Piracy
Dealing With Thieves
A few Web sites have been pirating our articles, deleting our copyright notices, and giving themselves authorship credit. They usually avoid naming a specific individual as the author (for obvious legal reasons), but they will claim the article was authored by “Admin” or insert “Author Unknown” for the name of the author. This suggests they have authors who write on behalf their company (who therefore do not identify themselves), or that the article is floating around on the Internet without a known author.
All our articles and tutorials are original and bear a copyright notice. Before they are published here or anywhere else, we mail several copies to ourselves by registered mail through the US Postal Service. These are kept as evidence in the event we have to take legal action.
They are then submitted only to reputable publishers who have a stringent “Terms of Service” agreement. Under this agreement, all publishers of our articles must give the author’s name, reproduce the copyright notice, and keep all links functional. For any of our articles, the author’s name and copyright holder is available to anybody who will do an Internet search for the article by its name. If a Web site claims the author is unknown, it is because that Web site wants it to remain unknown. Such Web sites do have options other than stealing the work of others.
1. They could write their own original articles if they do not want to give credit to anybody else.
2. They could simply do a 2-minute Internet search and get the name of the author and copyright holder. Such a search will turn up the author’s name and the identity of the copyright holder for ALL of our articles.
3. They could avoid publishing an article if they cannot identify the author.
Instead, pirating sites often post numerous articles, ALL of which have an “Unknown Author” or indicate that they were written by “Admin.” A simple search will show the same article published by a reputable publisher with the original author’s name and a copyright notice.

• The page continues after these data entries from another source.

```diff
@@ -555,7 +675,16 @@
             const long long ld = partial ? p.Cout : p.ocs;
             const bool vec2 = partial ? (p.Cout & 1) == 0
                                       : ((p.ocs & 1) == 0 && (p.oco & 1) == 0 && (reinterpret_cast<uintptr_t>(p.y) & 7) == 0);
-            store_tile<BN>(cross, m0 < p.M ? out + m0 * ld : nullptr, m1 < p.M ? out + m1 * ld : nullptr, n_base, p.Cout, p.bias,
+            auto dst = [&](int m) -> float* {
+                if constexpr (XR) {
+                    if (m >= p.Mp) return nullptr;
+                    const int q = m / p.Wp, xp = m - q * p.Wp;
+                    return xp < p.Wo ? out + ((long long)q * p.Wo + xp) * ld : nullptr;
+                } else {
+                    return m < p.M ? out + m * ld : nullptr;
+                }
+            };
+            store_tile<BN>(cross, dst(m0), dst(m1), n_base, p.Cout, p.bias,
                            p.act, partial, vec2, p.stats, (long long)(mt * TC_BM + 16 * cw) / p.stats_rows, lane);
         }
     }
@@ -735,7 +864,7 @@
 
 static bool split_input_rank5(const g6d_conv_desc* d) { return d->D > 1 || d->kd > 1; }
 
-static int make_split_input_map(CUtensorMap* map, const void* xs, const g6d_conv_desc* d) {
+static int make_split_input_map(CUtensorMap* map, const void* xs, const g6d_conv_desc* d, int xr_rows) {
     EncodeIm2colFn enc = get_encode_im2col_fn();
     if (!enc) { set_error("g6d_conv_tc: cuTensorMapEncodeIm2col unavailable"); return G6D_ECUDA; }
     const cuuint64_t C2 = 2ull * d->Cin;
@@ -744,9 +873,10 @@
     cuuint64_t strides[4] = {C2 * 2, C2 * 2 * d->W, C2 * 2 * d->W * d->H, C2 * 2 * d->W * d->H * d->D};
     if (rank == 4) dims[3] = d->B;
     int lower[3] = {-d->pw, -d->ph, -d->pd};
-    int upper[3] = {d->pw - (d->kw - 1), d->ph - (d->kh - 1), d->pd - (d->kd - 1)};
+    int upper[3] = {d->pw - (xr_rows ? 0 : d->kw - 1), d->ph - (d->kh - 1), d->pd - (d->kd - 1)};
     cuuint32_t estr[5] = {1, 1, 1, 1, 1};
-    CUresult r = enc(map, CU_TENSOR_MAP_DATA_TYPE_FLOAT16, rank, const_cast<void*>(xs), dims, strides, lower, upper, 64, TC_BM, estr,
+    CUresult r = enc(map, CU_TENSOR_MAP_DATA_TYPE_FLOAT16, rank, const_cast<void*>(xs), dims, strides, lower, upper, 64,
+                     xr_rows ? xr_rows : TC_BM, estr,
                      CU_TENSOR_MAP_INTERLEAVE_NONE, CU_TENSOR_MAP_SWIZZLE_128B, CU_TENSOR_MAP_L2_PROMOTION_L2_256B,
                      CU_TENSOR_MAP_FLOAT_OOB_FILL_NONE);
     if (r != CUDA_SUCCESS) { set_error("g6d_conv_tc: cuTensorMapEncodeIm2col failed (%d)", (int)r); return G6D_ECUDA; }
@@ -806,21 +936,21 @@
     return G6D_OK;
 }
 
-template <int BN, int KIND, bool FOLD>
+template <int BN, int KIND, bool FOLD, bool XR>
 static int launch_tc2(const ConvTcP& p, const CUtensorMap& mh, const CUtensorMap& ml, const CUtensorMap& ma, cudaStream_t st) {
-    using Cfg = Tc2Cfg<BN>;
+    constexpr int SMEM = XR ? Tc2XrCfg<BN>::SMEM_BYTES : Tc2Cfg<BN>::SMEM_BYTES;
     static bool configured = false;
     if (!configured) {
-        cudaError_t e = cudaFuncSetAttribute(conv_tc2_kernel<BN, KIND, FOLD>, cudaFuncAttributeMaxDynamicSharedMemorySize, Cfg::SMEM_BYTES);
-        if (e != cudaSuccess) { set_error("g6d_conv_tc: cannot opt in to %d B of shared memory: %s", Cfg::SMEM_BYTES, cudaGetErrorString(e)); return G6D_ECUDA; }
+        cudaError_t e = cudaFuncSetAttribute(conv_tc2_kernel<BN, KIND, FOLD, XR>, cudaFuncAttributeMaxDynamicSharedMemorySize, SMEM);
+        if (e != cudaSuccess) { set_error("g6d_conv_tc: cannot opt in to %d B of shared memory: %s", SMEM, cudaGetErrorString(e)); return G6D_ECUDA; }
         configured = true;
     }
     Tc2Work wk;
-    wk.m_tiles = ceil_div(p.M, TC_BM); wk.n_tiles = ceil_div(p.Cout, BN);
+    wk.m_tiles = ceil_div(XR ? p.Mp : p.M, TC_BM); wk.n_tiles = ceil_div(p.Cout, BN);
     const long long total = (long long)wk.m_tiles * wk.n_tiles * (FOLD ? 1 : p.splits);
     wk.total = (int)total;
     const int grid = total < kNumSMs ? (int)total : kNumSMs;
-    conv_tc2_kernel<BN, KIND, FOLD><<<grid, TC_THREADS, Cfg::SMEM_BYTES, st>>>(p, wk, mh, ml, ma);
+    conv_tc2_kernel<BN, KIND, FOLD, XR><<<grid, TC_THREADS, SMEM, st>>>(p, wk, mh, ml, ma);
     G6D_CHECK_LAUNCH("g6d_conv_tc");
     return G6D_OK;
 }
@@ -1230,6 +1360,12 @@
     return (flags & G6D_TC_REUSE_IM2COL) && corners_ok(d->kw, d->pw) && corners_ok(d->kh, d->ph) && corners_ok(d->kd, d->pd);
 }
 
+static bool xr_ok(const g6d_conv_desc* d, const ConvPlan& pl) {
+    if (!pl.tc.split_in || !pl.tc.reuse_order || pl.bn != 64 || d->kw < 2 || d->kw > 17) return false;
+    if (split_input_rank5(d) && d->pw > 15) return false;
+    return (long long)pl.tc.M / pl.tc.Wo * (pl.tc.Wo + d->kw - 1) < (1ll << 31);
+}
+
 static int make_plan(const g6d_conv_desc* d, int kind, int flags, ConvPlan& pl) {
     G6D_REQUIRE((flags & ~(G6D_TC_PRENORM | G6D_TC_REUSE_IM2COL | G6D_TC_FOLD_SPLITS)) == 0, "g6d_conv_tc: bad flags %d", flags);
     const int rc = fill_tc_params(d, kind, pl.tc);
@@ -1246,6 +1382,12 @@
     pl.splits = pl.use_flat ? pl.flat.splits : pl.tc.splits;
     pl.tc.split_in = split_input_ok(d, kind, flags, pl.use_flat) ? 1 : 0;
     pl.tc.fold = (flags & G6D_TC_FOLD_SPLITS) && fold_ok(pl) ? 1 : 0;
+    pl.tc.xr = xr_ok(d, pl) ? 1 : 0;
+    if (pl.tc.xr) {
+        pl.tc.Wp = pl.tc.Wo + d->kw - 1;
+        pl.tc.Mp = (int)((long long)pl.tc.M / pl.tc.Wo * pl.tc.Wp);
+        pl.tc.xr_rows = (TC_BM + d->kw - 1 + 7) / 8 * 8;
+    }
     const long long partials =
         pl.splits > 1 && !pl.tc.fold ? (long long)pl.splits * pl.tc.M * pl.tc.Cout * (long long)sizeof(float) : 0;
     pl.split_in_off = (partials + 255) / 256 * 256;
@@ -1270,9 +1412,13 @@
 template <int BN, int KIND>
 static int launch_plan(const ConvPlan& pl, const CUtensorMap& mh, const CUtensorMap& ml, const CUtensorMap& ma, cudaStream_t st) {
     if (pl.use_flat) return launch_flat<BN, KIND>(pl.flat, pl.flat_smem, mh, ml, st);
-    if constexpr (KIND == G6D_TC_F16)
-        if (pl.tc.fold) return launch_tc2<BN, KIND, true>(pl.tc, mh, ml, ma, st);
-    return launch_tc2<BN, KIND, false>(pl.tc, mh, ml, ma, st);
+    if constexpr (KIND == G6D_TC_F16) {
+        if constexpr (BN == 64)
+            if (pl.tc.xr) return pl.tc.fold ? launch_tc2<BN, KIND, true, true>(pl.tc, mh, ml, ma, st)
+                                            : launch_tc2<BN, KIND, false, true>(pl.tc, mh, ml, ma, st);
+        if (pl.tc.fold) return launch_tc2<BN, KIND, true, false>(pl.tc, mh, ml, ma, st);
+    }
+    return launch_tc2<BN, KIND, false, false>(pl.tc, mh, ml, ma, st);
 }
 template <int KIND>
 static int dispatch(const ConvPlan& pl, const CUtensorMap& mh, const CUtensorMap& ml, const CUtensorMap& ma, cudaStream_t st) {
@@ -1333,8 +1479,8 @@
     ConvPlan pl{};
     const int rc = make_plan(desc, kind, flags, pl);
     if (rc != G6D_OK) return rc;
-    const int v[5] = {pl.use_flat ? 1 : 0, pl.bn, pl.splits, pl.tc.split_in, pl.tc.fold};
-    for (int i = 0; i < n && i < 5; ++i) out[i] = v[i];
+    const int v[6] = {pl.use_flat ? 1 : 0, pl.bn, pl.splits, pl.tc.split_in, pl.tc.fold, pl.tc.xr};
+    for (int i = 0; i < n && i < 6; ++i) out[i] = v[i];
     return G6D_OK;
 }
 
@@ -1369,7 +1515,7 @@
     memset(&ma, 0, sizeof(ma));
     if (p.split_in) {
         __half* xs = reinterpret_cast<__half*>(static_cast<char*>(ws) + pl.split_in_off);
-        if ((rc = make_split_input_map(&ma, xs, desc)) != G6D_OK) return rc;
+        if ((rc = make_split_input_map(&ma, xs, desc, p.xr ? p.xr_rows : 0)) != G6D_OK) return rc;
         const long long plane = (long long)p.D * p.H * p.W, rows = p.B * plane, n = rows * (p.Cin / 8);
         split_input_f16_kernel<<<ceil_div(n, 256), 256, 0, st>>>(x, p.ics, p.ico, p.Cin, rows, plane, p.pro, pro_scale,
                                                                   pro_shift, p.group_rows, xs);
diff --git a/gen6d_b200/ops.py b/gen6d_b200/ops.py
--- a/gen6d_b200/ops.py
+++ b/gen6d_b200/ops.py
@@ -538,14 +538,15 @@
         if fuse:
             stats = torch.empty(M // stats_rows, pc.cout, 2, device=x.device, dtype=torch.float64)
         def tag(d=d, kind=pc.kind, flags=flags):
-            plan = (C.c_int * 5)()
-            _lib.check(_lib.lib().g6d_conv_tc_plan_v2(C.byref(d), kind, flags, plan, 5), 'g6d_conv_tc_plan_v2')
+            plan = (C.c_int * 6)()
+            _lib.check(_lib.lib().g6d_conv_tc_plan_v2(C.byref(d), kind, flags, plan, 6), 'g6d_conv_tc_plan_v2')
             a_op = (' prenorm' if prologue != PRO_NONE else ' im2col') if plan[3] else ''
             if flags & _lib.TC_REUSE_IM2COL and plan[3]:
                 plain = (C.c_int * 4)()
                 _lib.check(_lib.lib().g6d_conv_tc_plan_ex(C.byref(d), kind, flags & ~_lib.TC_REUSE_IM2COL, plain),
                            'g6d_conv_tc_plan_ex')
                 a_op += '-ro' if plain[0] else ''
+            a_op += '-xr' if plan[5] else ''
             return (f'M={M} N={pc.cout} K={kd * kh * kw * pc.cin} k={kd}x{kh}x{kw} s={s} pro={prologue} '
                     f'{"reuse" if plan[0] else "persist"} BN={plan[1]} splits={plan[2]}{" fold" if plan[4] else ""}{a_op}')
         _call('g6d_conv_tc_ex', C.byref(d), _p(x), _p(pc.w_hi, pc.w_hi.dtype), _p(pc.w_lo, pc.w_lo.dtype), pc.w_hi.shape[0],
```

These sites have nothing original to offer, feed off the work of others to make themselves look legitimate and to generate traffic for their sites, give no credit to the people who actually do the work, refuse to keep the links that will enable a reader to go to the author’s site, and refuse to respond when asked to either include the name of the real author and copyright notice or delete the article from their site. They tend to think that they have little to lose by stealing from others.

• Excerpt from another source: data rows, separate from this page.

# Guivernoir/ICS-WT-PhysicsEngine

Hardware: AMD Instinct MI355X
Metric: reactor-zone-steps/sec (higher is better)
Workload: dtype f64

## Files before the change

### ics-wt-physicsengine_amd/csrc/wt_device.hpp

```cpp
#pragma once
#include <hip/hip_runtime.h>
#include <stdint.h>
#include <type_traits>
#include "wt_sensors.hpp"
#include "wt_ctl.hpp"
#include "wt_inj.hpp"
#include "wt_alm.hpp"
#include "wt_det.hpp"
#include "wt_act.hpp"
#include "wt_dst.hpp"
#include "wt_scr.hpp"

namespace wt {

#ifdef WT_STAMPS
constexpr int WT_DIAG_SLOTS = 16;
#else
constexpr int WT_DIAG_SLOTS = 8;
#endif

constexpr int SPH = 0, SCL = 1, STT = 2;
#define WT_RARE(x) __builtin_expect(!!(x), 0)
#define WT_USUAL(x) __builtin_expect(!!(x), 1)
constexpr double RTOL = 1e-6, ATOL = 1e-8;
// ... 1220 lines not shown
            const double kd = k_diag(k, n.k_lo, khi_up);
            put(SPH, 2, row_pH(k, mix3(n.k_lo, khi_up, kd, n.H_lo, n.H_hi, b.H), b.H, b.iw));
            put(SCL, 2, row_Cl(k, mix3(n.k_lo, khi_up, kd, n.C_lo, n.C_hi, y[SCL]), y[SCL], kphi));
            put(STT, 2, row_T(k, mix3(n.k_lo, khi_up, kd, n.T_lo, Tx_hi, y[STT]), y[STT]));
        }
    }
}

template <bool ROW, int SP>
__device__ __forceinline__ void fd_col_reduce(const Lane &L, const FdCols &c, double &maxd, double &scale)
{
    maxd = -1.0; scale = 0.0;
#pragma unroll
    for (int q = 0; q < 3; ++q) {
        const bool dep_nb = (q == SP) || (SP == STT);
        const bool dep_own = dep_nb || (q == SCL && SP == SPH);
        if (!dep_own) continue;
        double d_lo = 0, s_lo = 0, d_hi = 0, s_hi = 0;
        if (dep_nb) {
            d_lo = from_lo<ROW, 1>(L, c.D[q][2]); s_lo = from_lo<ROW, 1>(L, c.S[q][2]);
            d_hi = from_hi<ROW, 1>(L, c.D[q][0]); s_hi = from_hi<ROW, 1>(L, c.S[q][0]);
        }
        if (dep_nb && L.has_lo && fabs(d_lo) > maxd) { maxd = fabs(d_lo); scale = s_lo; }
        if (fabs(c.D[q][1]) > maxd) { maxd = fabs(c.D[q][1]); scale = c.S[q][1]; }
        if (dep_nb && L.has_hi && fabs(d_hi) > maxd) { maxd = fabs(d_hi); scale = s_hi; }
    }
}

__device__ __forceinline__ double fd_step(double y, double fac, double ysc)
{
    return __dadd_rn(__dadd_rn(y, __dmul_rn(fac, ysc)), -y);
}

template <bool ROW, int SP, class KC>
__device__ __forceinline__ void num_jac_species(const Lane &L, const KC &kc, const RK &k, const double y[3], const double f[3],
                                                const ZoneProps &b, const FdBase &nb, double &fac, FdCols &cols, bool &bad, double &badval)
{
    const double fs = (f[SP] >= 0) ? 1.0 : -1.0;
    const double ysc = fs * fmax(ATOL, fabs(y[SP]));
    double h = fd_step(y[SP], fac, ysc);
    while (WT_RARE(h == 0)) { fac *= 10; h = fd_step(y[SP], fac, ysc); }
    fd_species_pass<ROW, SP>(L, kc, k, y, f, b, nb, h, true, true, cols, bad, badval);
    double maxd, scl;
    fd_col_reduce<ROW, SP>(L, cols, maxd, scl);
    const bool small = maxd < rc::NJ_REJECT * scl;
    if (WT_RARE(__ballot(small) != 0ull)) {
        const double nf = 10 * fac;
        const double hn = fd_step(y[SP], nf, ysc);
        FdCols c2;
        fd_species_pass<ROW, SP>(L, kc, k, y, f, b, nb, hn, small, false, c2, bad, badval);
        double md2, sc2;
        fd_col_reduce<ROW, SP>(L, c2, md2, sc2);
        const bool upd = small && (maxd * sc2 < md2 * scl);
        if (upd) { fac = nf; h = hn; maxd = md2; scl = sc2; }
        const int iu = upd ? 1 : 0;
        const int iu_lo = __shfl_up(iu, 1, 64), iu_hi = __shfl_down(iu, 1, 64);
        const bool upd_lo = L.has_lo && (iu_lo != 0), upd_hi = L.has_hi && (iu_hi != 0);
#pragma unroll
        for (int q = 0; q < 3; ++q) {
            if (upd_lo) cols.D[q][0] = c2.D[q][0];
            if (upd) cols.D[q][1] = c2.D[q][1];
            if (upd_hi) cols.D[q][2] = c2.D[q][2];
        }
    }
    const double h_lo = from_lo<ROW, 1>(L, h), h_hi = from_hi<ROW, 1>(L, h);
    const double ih0 = L.has_lo ? rcp(h_lo) : 0.0, ih1 = rcp(h), ih2 = L.has_hi ? rcp(h_hi) : 0.0;
#pragma unroll
    for (int q = 0; q < 3; ++q) { cols.D[q][0] *= ih0; cols.D[q][1] *= ih1; cols.D[q][2] *= ih2; }
    const bool sm = maxd < rc::NJ_SMALL * scl, bg = maxd > rc::NJ_BIG * scl;
    if (sm) fac *= 10;
    if (bg) fac *= 0.1;
    fac = fmax(fac, rc::NJ_MINF);
}

template <bool ROW, class KTP>
__device__ __forceinline__ void num_jac(const Lane &L, const RKStore &ks, KTP ktab, const double y[3], const double f[3],
                                        double fac[3], bool &have_fac, Jac &J, bool &bad, double &badval, bool &t_dense)
{
    if (!have_fac) { fac[0] = fac[1] = fac[2] = rc::NJ_F0; have_fac = true; }
    FdCols cols;
    ZoneProps b;
    FdBase nb;
    {
        const KT ct = load_kt(ktab());
        const PropT bpt = prop_T(ct, y[STT]);
        b.kT = bpt.kT; b.rho = bpt.rho;
    }
    {
        const KP cp = load_kp(ktab());
        const RK k = fetch_reactor(ks);
        const PropPH bpp = prop_pH(cp, k, y[SPH]);
        b.H = bpp.H; b.iw = bpp.iw; b.phi = bpp.phi; b.bpos = bpp.bpos;
        nb = fd_base<ROW>(L, k, y, b);
        num_jac_species<ROW, SPH>(L, cp, k, y, f, b, nb, fac[SPH], cols, bad, badval);
#pragma unroll
        for (int r = 0; r < 3; ++r) J.pp[r] = cols.D[SPH][r];
        J.cp = cols.D[SCL][1];
    }
    {
        const RK k = fetch_reactor(ks);
        num_jac_species<ROW, SCL>(L, 0, k, y, f, b, nb, fac[SCL], cols, bad, badval);
#pragma unroll
        for (int r = 0; r < 3; ++r) J.cc[r] = cols.D[SCL][r];
    }
    {
        const KT ct = load_kt(ktab());
        const RK k = fetch_reactor(ks);
        num_jac_species<ROW, STT>(L, ct, k, y, f, b, nb, fac[STT], cols, bad, badval);
#pragma unroll
        for (int r = 0; r < 3; ++r) { J.tt[r] = cols.D[STT][r]; J.pt[r] = cols.D[SPH][r]; J.ct[r] = cols.D[SCL][r]; }
        t_dense = jac_t_dense(J) || (ct.dense_bias != 0.0);
    }
}

template <bool ROW, int LV = 6>
__device__ __forceinline__ double rms3(const Lane &L, const double x[3], const double sc[3])
{
    double s = 0.0;
#pragma unroll
    for (int q = 0; q < 3; ++q) { const double v = x[q] * rcp(sc[q]); s += v * v; }
    return sqrt_k(div_by(seg_sum<ROW, LV>(L, s), L.d3n));
}

__device__ __forceinline__ double ulp_above(double t)
{
    return __longlong_as_double(__double_as_longlong(t) + 1) - t;
}

__device__ __forceinline__ double predict_factor(double h_abs, bool have_old, double h_abs_old,
                                                 double error_norm, double error_norm_old)
{
    double mult = 1.0;
    const double ie = rcp(error_norm);
    if (have_old && error_norm != 0) mult = h_abs * rcp(h_abs_old) * root4(error_norm_old * ie);
    return fmin(1.0, mult) * root4(ie);
}

struct Flag {
    uint32_t &w; const uint32_t m;
    __device__ __forceinline__ operator bool() const { return (w & m) != 0u; }
    __device__ __forceinline__ Flag &operator=(bool v) { w = v ? (w | m) : (w & ~m); return *this; }
    __device__ __forceinline__ Flag &operator=(const Flag &o) { return *this = (bool)o; }
    __device__ __forceinline__ Flag &operator|=(bool v) { w = v ? (w | m) : w; return *this; }
};

enum Phase : int {
    PH_OUTER_BEGIN = 0,
    PH_INIT_STEP,
    PH_F1,
    PH_STEP_BEGIN,
    PH_ATTEMPT,
    PH_NEWTON,
    PH_ERR_REFINE,
    PH_FNEW,
    PH_DONE
};

struct SolverCounters { int nfev, njev, nlu, nsteps, nrej; };

__device__ __forceinline__ void lane_geometry(int n, Lane &L)
{
    const int lane = threadIdx.x & 63;
    const int seg = lane / n;
    L.n = n; L.z = lane - seg * n;
    L.base = seg * n;
    L.a_me = lane << 3; L.xrow = nullptr;
    L.has_lo = L.z > 0; L.has_hi = L.z < n - 1;
#pragma unroll
    for (int l = 0; l < 7; ++l) {
        L.m_lo[l] = (L.z - (1 << l) >= 0) ? ~0u : 0u;
        L.m_hi[l] = (L.z + (1 << l) < n) ? ~0u : 0u;
        asm("" : "+v"(L.m_lo[l]));
        asm("" : "+v"(L.m_hi[l]));
    }
    L.segmask = ((n >= 64) ? ~0ull : ((1ull << n) - 1ull)) << L.base;
    {
        int top = 1;
        while (2 * top < n) top *= 2;
        const bool up = L.z >= top, has = up || (L.z + top < n);
        L.m_pt = has ? ~0u : 0u;
        asm("" : "+v"(L.m_pt));
    }
    L.d3n = {(double)(3 * n), 1.0 / (double)(3 * n)};
    L.d9n = {(double)(9 * n), 1.0 / (double)(9 * n)};
}

__device__ __forceinline__ bool lane_setup(int64_t r0, int64_t r1, int n, int R, Lane &L, int64_t &r)
{
    lane_geometry(n, L);
    const int seg = (threadIdx.x & 63) / n;
    r = r0 + (int64_t)blockIdx.x * R + seg;
    return (seg < R) && (r < r1);
}

template <int LV> struct LdsMap {
    static constexpr int RK_DOUBLES = RK_UNI * rk_maxr(LV) + rk_lane_doubles(LV);
    static constexpr int HIST_DOUBLES = rk_maxr(LV);
    static constexpr int F_DOUBLES = FSlots<LV>::LDS_SLOTS * 64;
    static constexpr int IO_DOUBLES = (int)((sizeof(wts::StepIO) + 7) / 8);
    static constexpr int TAIL_DOUBLES = F_DOUBLES > IO_DOUBLES ? F_DOUBLES : IO_DOUBLES;
    static constexpr int X_OFF = RK_DOUBLES + HIST_DOUBLES, X_DOUBLES = 64;
    static constexpr int F_OFF = (X_OFF + X_DOUBLES + 1) & ~1;
    static constexpr int TOTAL = F_OFF + TAIL_DOUBLES;
    static_assert(X_OFF >= (LV >= 2 ? (1 << (LV - 2)) : 0), "reads below the exchange row must stay inside the allocation");
};

typedef const __attribute__((address_space(4))) StepArgs *ArgPtr;
__device__ __forceinline__ ArgPtr fresh(ArgPtr p)
{
    asm volatile("" : "+s"(p));
    return p;
}

__device__ __forceinline__ int queue_resolve(ArgPtr a, int ticket)
{
    const int n_groups = a->n_groups;
    if (ticket < n_groups) return n_groups - 1 - ticket;
    const unsigned long long want = (unsigned long long)(unsigned)(ticket + 1);
    unsigned long long *slot = a->q_slots + (ticket - n_groups) % a->q_cap;
    for (int spin = 0; spin < (1 << 22); ++spin) {
        const unsigned long long w = __hip_atomic_load(slot, __ATOMIC_RELAXED, __HIP_MEMORY_SCOPE_AGENT);
        if ((w >> 32) == want) return (int)(w & 0xffffffffull);
        __builtin_amdgcn_s_sleep(2);
    }
    __hip_atomic_store(a->q_ctrl + Q_ERROR, 1, __ATOMIC_RELAXED, __HIP_MEMORY_SCOPE_AGENT);
    return -1;
}

__device__ __forceinline__ void queue_push(ArgPtr a, int group)
{
    int32_t *ctrl = a->q_ctrl;
    const int p = __hip_atomic_fetch_add(ctrl + Q_TAIL, 1, __ATOMIC_RELAXED, __HIP_MEMORY_SCOPE_AGENT);
    const unsigned long long w = ((unsigned long long)(unsigned)(a->n_groups + p + 1) << 32) | (unsigned)group;
    __hip_atomic_store(a->q_slots + p % a->q_cap, w, __ATOMIC_RELAXED, __HIP_MEMORY_SCOPE_AGENT);
    __hip_atomic_fetch_add(ctrl + Q_AVAIL, 1, __ATOMIC_RELEASE, __HIP_MEMORY_SCOPE_AGENT);
}

__device__ __forceinline__ int queue_next(ArgPtr pa, int own, bool hold, bool &exchanged)
{
    ArgPtr a = fresh(pa);
    const bool lane0 = (threadIdx.x & 63) == 0;
    int ticket = -1;
    if (lane0 && !(own >= 0 && hold)) {
        int32_t *avail = a->q_ctrl + Q_AVAIL;
        do {
            const int old = __hip_atomic_fetch_add(avail, -1, __ATOMIC_RELAXED, __HIP_MEMORY_SCOPE_AGENT);
            if (old > 0) { ticket = __hip_atomic_fetch_add(a->q_ctrl + Q_HEAD, 1, __ATOMIC_RELAXED, __HIP_MEMORY_SCOPE_AGENT); break; }
            __hip_atomic_fetch_add(avail, 1, __ATOMIC_RELAXED, __HIP_MEMORY_SCOPE_AGENT);
        } while (__hip_atomic_load(avail, __ATOMIC_RELAXED, __HIP_MEMORY_SCOPE_AGENT) > 0);
    }
    ticket = __builtin_amdgcn_readfirstlane(ticket);
    exchanged = ticket >= 0;
    if (ticket < 0) return own;
    if (own >= 0) {
        asm volatile("s_waitcnt vmcnt(0)" ::: "memory");
        __builtin_amdgcn_fence(__ATOMIC_RELEASE, "agent");
        asm volatile("s_waitcnt vmcnt(0)" ::: "memory");
    }
    int next = -1;
    if (lane0) {
        if (own >= 0) queue_push(a, own);
        next = queue_resolve(a, ticket);
    }
    return __builtin_amdgcn_readfirstlane(next);
}

template <bool ROW, int NS>
__device__ __forceinline__ void rhs_points(const Lane &L, const RKStore &ks, ArgPtr pa, const double (*y)[3], double (*F)[3], bool *bad)
{
    PropPH pp[NS]; PropT pt[NS];
    {
        ArgPtr a = fresh(pa);
        const KP c = load_kp(&a->kt);
        const RK k = fetch_reactor(ks);
        double x[NS];
#pragma unroll
        for (int s = 0; s < NS; ++s) x[s] = y[s][SPH];
        prop_pH_n<NS>(c, k, x, pp);
    }
    __builtin_amdgcn_sched_barrier(0);
    {
        ArgPtr a = fresh(pa);
        const KT c = load_kt(&a->kt);
        double x[NS];
#pragma unroll
        for (int s = 0; s < NS; ++s) x[s] = y[s][STT];
        prop_T_n<NS>(c, x, pt);
#pragma unroll
        for (int s = 0; s < NS; ++s) bad[s] = pt[s].bad;
    }
    {
        const RK k = fetch_reactor(ks);
#pragma unroll
        for (int s = 0; s < NS; ++s)
            rhs_rows<ROW>(L, k, pp[s].H, pp[s].iw, pp[s].bpos, pt[s].kT * pp[s].phi, pt[s].rho, y[s][SCL], y[s][STT], F[s]);
    }
}
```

Legitimate publishers may refuse to syndicate an article if it has appeared on the Internet ascribed to another “author,” even if the other author is “Admin.” or “Author Unknown.” We have had one of our articles rejected because it appeared elsewhere on the Internet with “Admin.” for the author’s name.
We had submitted an original article to a legitimate publisher. Publishers often take a few days to review and approve an article before publishing it. While the publisher was reviewing the article, we submitted the same article to a second legitimate publisher. The second publisher approved the article immediately. Then, a pirating site copied the article from this publisher, replaced the author’s name with “Admin,” and published the article on their own Web site. Then the first publisher we had submitted the article to found the pirated copy on the Internet attributed to “Admin.” This publisher then refused to publish it because they feared that we may have stolen it from “Admin.”
This not only makes us appear to have stolen the articles we have created, but it also prevents us from syndicating our own work. It defrauds us of the full benefit of our own original labor. If the incentive to create original work is taken away, people will cease to create it. Then, there will be nothing left worth stealing.
Internet publishing companies do not like to be involved in legal actions, and they will often remove sites and articles if they are accused of violating copyright laws. There are other actions that can be taken to render stealing not worth the effort. Thieves and cheats have to be dealt with in a manner that will induce behavior modification. Otherwise, they will not change their behavior. The problem has been that too few original authors bother to take action. Thieves think they can count on that.